An Open Letter to the Men and Women Over at the CBO--Hang In There!

Last November I did a post: To the Congressional Budget Office: Please Keep Playing it Straight!

In it I said:

I hope the CBO doesn't cave to political pressure and keeps doing its non-partisan down-the-middle job.

If I hear the politicians whining and the special interests squealing about CBO's conclusions about how these cost containment "lite" proposals...don't save much money I know the CBO pros are doing their job.
I also said:
It looks to me like the nebulous "pay-for-performance" initiatives often proposed as part of Medicare physician payment reform are too often ways of avoiding the really heavy lifting that has to be done to fix that doc payment system. Since no one seems to agree on what quality is and a way to measure it I don't have a lot of faith there are big fixes here. If all of the docs are enthusiastic about pay-for-performance proposals in exchange for avoiding fee cuts you know it isn't accomplishing a lot!
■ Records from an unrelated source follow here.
int64_t mm_link_tracks_clip(int n_frames, int cap, const int32_t *kp_count, const float *kp_xy, int mcap,
                            const int32_t *match_count, const int32_t *matches, int64_t max_tracks,
                            int64_t max_obs, int64_t *track_ptr , int32_t *obs_frame,
                            int32_t *obs_kp, int64_t *n_obs_out);
size_t mm_link_workspace_bytes(int n_frames, int cap);
int mm_link_tracks_device(mm_ctx *ctx, int n_frames, int cap, const int32_t *kp_count, const float *kp_xy,
                          const int32_t *match_count, const int32_t *matches, void *ws, size_t ws_bytes,
                          int32_t *track_ptr, int32_t *obs_frame, int32_t *obs_kp, int64_t *counts );
int mm_flatten_offsets(mm_ctx *ctx, const int32_t *track_ptr, const int32_t *sel, int64_t n_sel, int64_t *out_ptr);
int mm_flatten_tracks(mm_ctx *ctx, const int32_t *track_ptr, const int32_t *obs_frame, const int32_t *obs_kp, const float *kp_xy,
                      int cap, const int32_t *sel , int t_lo, int64_t n_sel, const int64_t *out_ptr , int64_t n_obs,
                      int frame_offset, double *coords, int32_t *frame_indices, int32_t *point_indices);
int64_t mm_ba_build_pairs(int F, int P, int64_t O, const int32_t *fi, const int32_t *pi, const int32_t *pt_ptr,
                          const int32_t *pt_obs, const int32_t *cam_ptr, const int32_t *cam_obs, int span,
                          int64_t *seg_ptr, int32_t *pair_o, int32_t *pair_o2, int64_t max_pairs);
int mm_ba_build_index(int F, int P, int64_t O, const int32_t *fi, const int32_t *pi, int32_t *pt_ptr ,
                      int32_t *pt_obs , int32_t *cam_ptr , int32_t *cam_obs );

#define MM_VERIFY_TOO_FEW 1
#define MM_VERIFY_NO_MODEL 2
#define MM_VERIFY_WEAK 4
#define MM_VERIFY_MALFORMED 8
typedef struct mm_verify_params {
    int32_t n_hyp, min_matches, min_inliers, refit_iters;
    uint32_t seed, pair_base;
    int32_t on_fail, reserved;
    double threshold_px;
} mm_verify_params;
size_t mm_verify_workspace_bytes(int n_pairs, int n_hyp);
int mm_verify_matches(mm_ctx *ctx, const float *kp_xy , const int32_t *pairs ,
                      const int32_t *m , int n_pairs, int cap, const mm_verify_params *prm,
                      int32_t *pairs_out , int32_t *m_out , double *Fm ,
                      double *cost , int32_t *info , void *ws, size_t ws_bytes);

#define MM_POSE_TOO_FEW 1
#define MM_POSE_NO_MODEL 2
#define MM_POSE_AMBIGUOUS 4
#define MM_POSE_MALFORMED 8
typedef struct mm_pose_params {
    int32_t min_matches, reserved;
    double min_front_frac, ambiguous_frac;
} mm_pose_params;
int mm_recover_poses(mm_ctx *ctx, const double *K , const float *kp_xy ,
                     const int32_t *pairs , const int32_t *m , const double *Fm ,
                     int n_pairs, int cap, const mm_pose_params *prm, double *R , double *t ,
                     double *sigma , double *depth , int32_t *info );
#define MM_CHAIN_FEW_COMMON 1
#define MM_CHAIN_BROKEN 2
int mm_chain_poses(mm_ctx *ctx, const int32_t *pairs , const int32_t *m ,
                   const double *depth , const double *R , const double *t ,
                   const int32_t *info , int n_pairs, int cap, const double *E0 , int min_common,
                   double *extrinsics , double *scale , double *rho ,
                   int32_t *chain_info );

#define MM_RESECT_TOO_FEW 1
#define MM_RESECT_NO_MODEL 2
#define MM_RESECT_WEAK 4
#define MM_RESECT_MALFORMED 8
typedef struct mm_resect_params {
    int32_t n_hyp, min_rows, min_inliers, refit_iters, polish_iters, reserved;
    uint32_t seed, cam_base;
    double threshold_px;
} mm_resect_params;
size_t mm_resect_workspace_bytes(int n_cams, int n_hyp, int64_t n_rows);
int mm_resect_cameras(mm_ctx *ctx, const double *K , const double *X , int64_t P, const double *obs ,
                      const int32_t *pi , int64_t O, const int32_t *cam_ptr ,
                      const int32_t *cam_obs , int64_t n_rows, int n_cams, const uint8_t *pt_ok ,
                      const double *prior , const mm_resect_params *prm, double *extrinsics ,
                      double *cost , uint8_t *inlier , int32_t *info , void *ws, size_t ws_bytes);

#define MM_RESECT_PLANAR 16
typedef struct mm_resect_planar_params {
    int32_t n_hyp, min_rows, min_inliers, refit_iters, polish_iters, reserved;
    uint32_t seed, cam_base;
    double threshold_px;
    double planar_tol, collinear_tol;
} mm_resect_planar_params;
size_t mm_resect_planar_workspace_bytes(int n_cams, int n_hyp, int64_t n_rows);
int mm_resect_planar(mm_ctx *ctx, const double *K , const double *X , int64_t P, const double *obs ,
                     const int32_t *pi , int64_t O, const int32_t *cam_ptr ,
                     const int32_t *cam_obs , int64_t n_rows, int n_cams, const uint8_t *pt_ok ,
                     const double *prior , const mm_resect_planar_params *prm,
                     double *extrinsics , double *cost , uint8_t *inlier ,
                     int32_t *info , double *plane , void *ws, size_t ws_bytes);

int mm_triangulate_dlt(mm_ctx *ctx, const double *proj , const int32_t *f0 , const int32_t *f1 ,
                       const double *x0 , const double *x1 , int64_t n,
                       double *X );
#define MM_TRI_BEHIND 1
#define MM_TRI_REPROJ 2
#define MM_TRI_PARALLAX 4
#define MM_TRI_DEGENERATE 8
typedef struct mm_tri_params {
    int32_t refine_iters, reserved;
    double max_reproj_px, max_cos_parallax, min_depth;
} mm_tri_params;
size_t mm_triangulate_tracks_workspace_bytes(int F);
int mm_triangulate_tracks(mm_ctx *ctx, const double *proj , int F, const int32_t *track_ptr , int64_t T,
                          const int32_t *obs_frame , const double *obs_xy , const mm_tri_params *prm,
                          double *X , double *quality , int32_t *flags , void *ws, size_t ws_bytes);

Wellness programs very similar to the ones we see today were around in the late 1980s and never accomplished a lot.

Health information technology progress and patient medical records are very important--particularly for improving quality--but have a lot of upfront costs and take years to payoff. Ask any doctor now struggling with them.

The disease management and coordinated care programs now being proposed are, like most cost containment "lite" proposals we are seeing today, helpful but only incremental extensions for what is going on in the market anyway. No silver bullets.
So, six months later lawmakers are sending one of these "cost containment lite" proposals after another over to the the CBO and the CBO is sending them back stamped, "insufficient funds."

And there's lots of whining about it now going on atop the Hill where people are desperate to find easy money for health care reform.

It will take more than $1.2 trillion to pay for health care reform and the Obama budget cuts have only identified about $300 billion toward that goal.

We will not reform the health care system unless we really reform the health care system.

The only thing standing between BS reform and real reform are the men and women--real men and real women--over at the CBO.

Proud of you.

Hang in there!!!!

3 comments:

Anonymous said...

I'll repeat a question I've asked several times, but have received no response (which may answer the question): How accurate is CBO scoring? Has anyone done an analysis of how accurate CBO's estimates turn out to be?

Anonymous said...

Can you even say that they have $300 Billion? Doesn't the administration's back door cuts to the Medicare Advantage program in the 45 day notice (by not taking into account the likley doc payment fix in rate setting) aleady use up some of the projected $175 billion in savings over ten years?

Roger Collier said...

Bob, you say "It will take more than $1.2 trillion to pay for health care reform."

What does this estimate mean? I assume it is a ten-year projection, but is it the increase over current non-reform projections? Is it total national health care spending? Is it federal health care spending? Or what?

And what is the source of the $1.2 trillion number? If it is the 2008 Lewin estimate of the Obama campaign proposal cost, the net federal expenditure increase over 10 years was projected to be around $1.2 trillion, but the net national expenditures were estimated to decrease. Later Lewin estimates for the Commonwealth Fund show different numbers, also.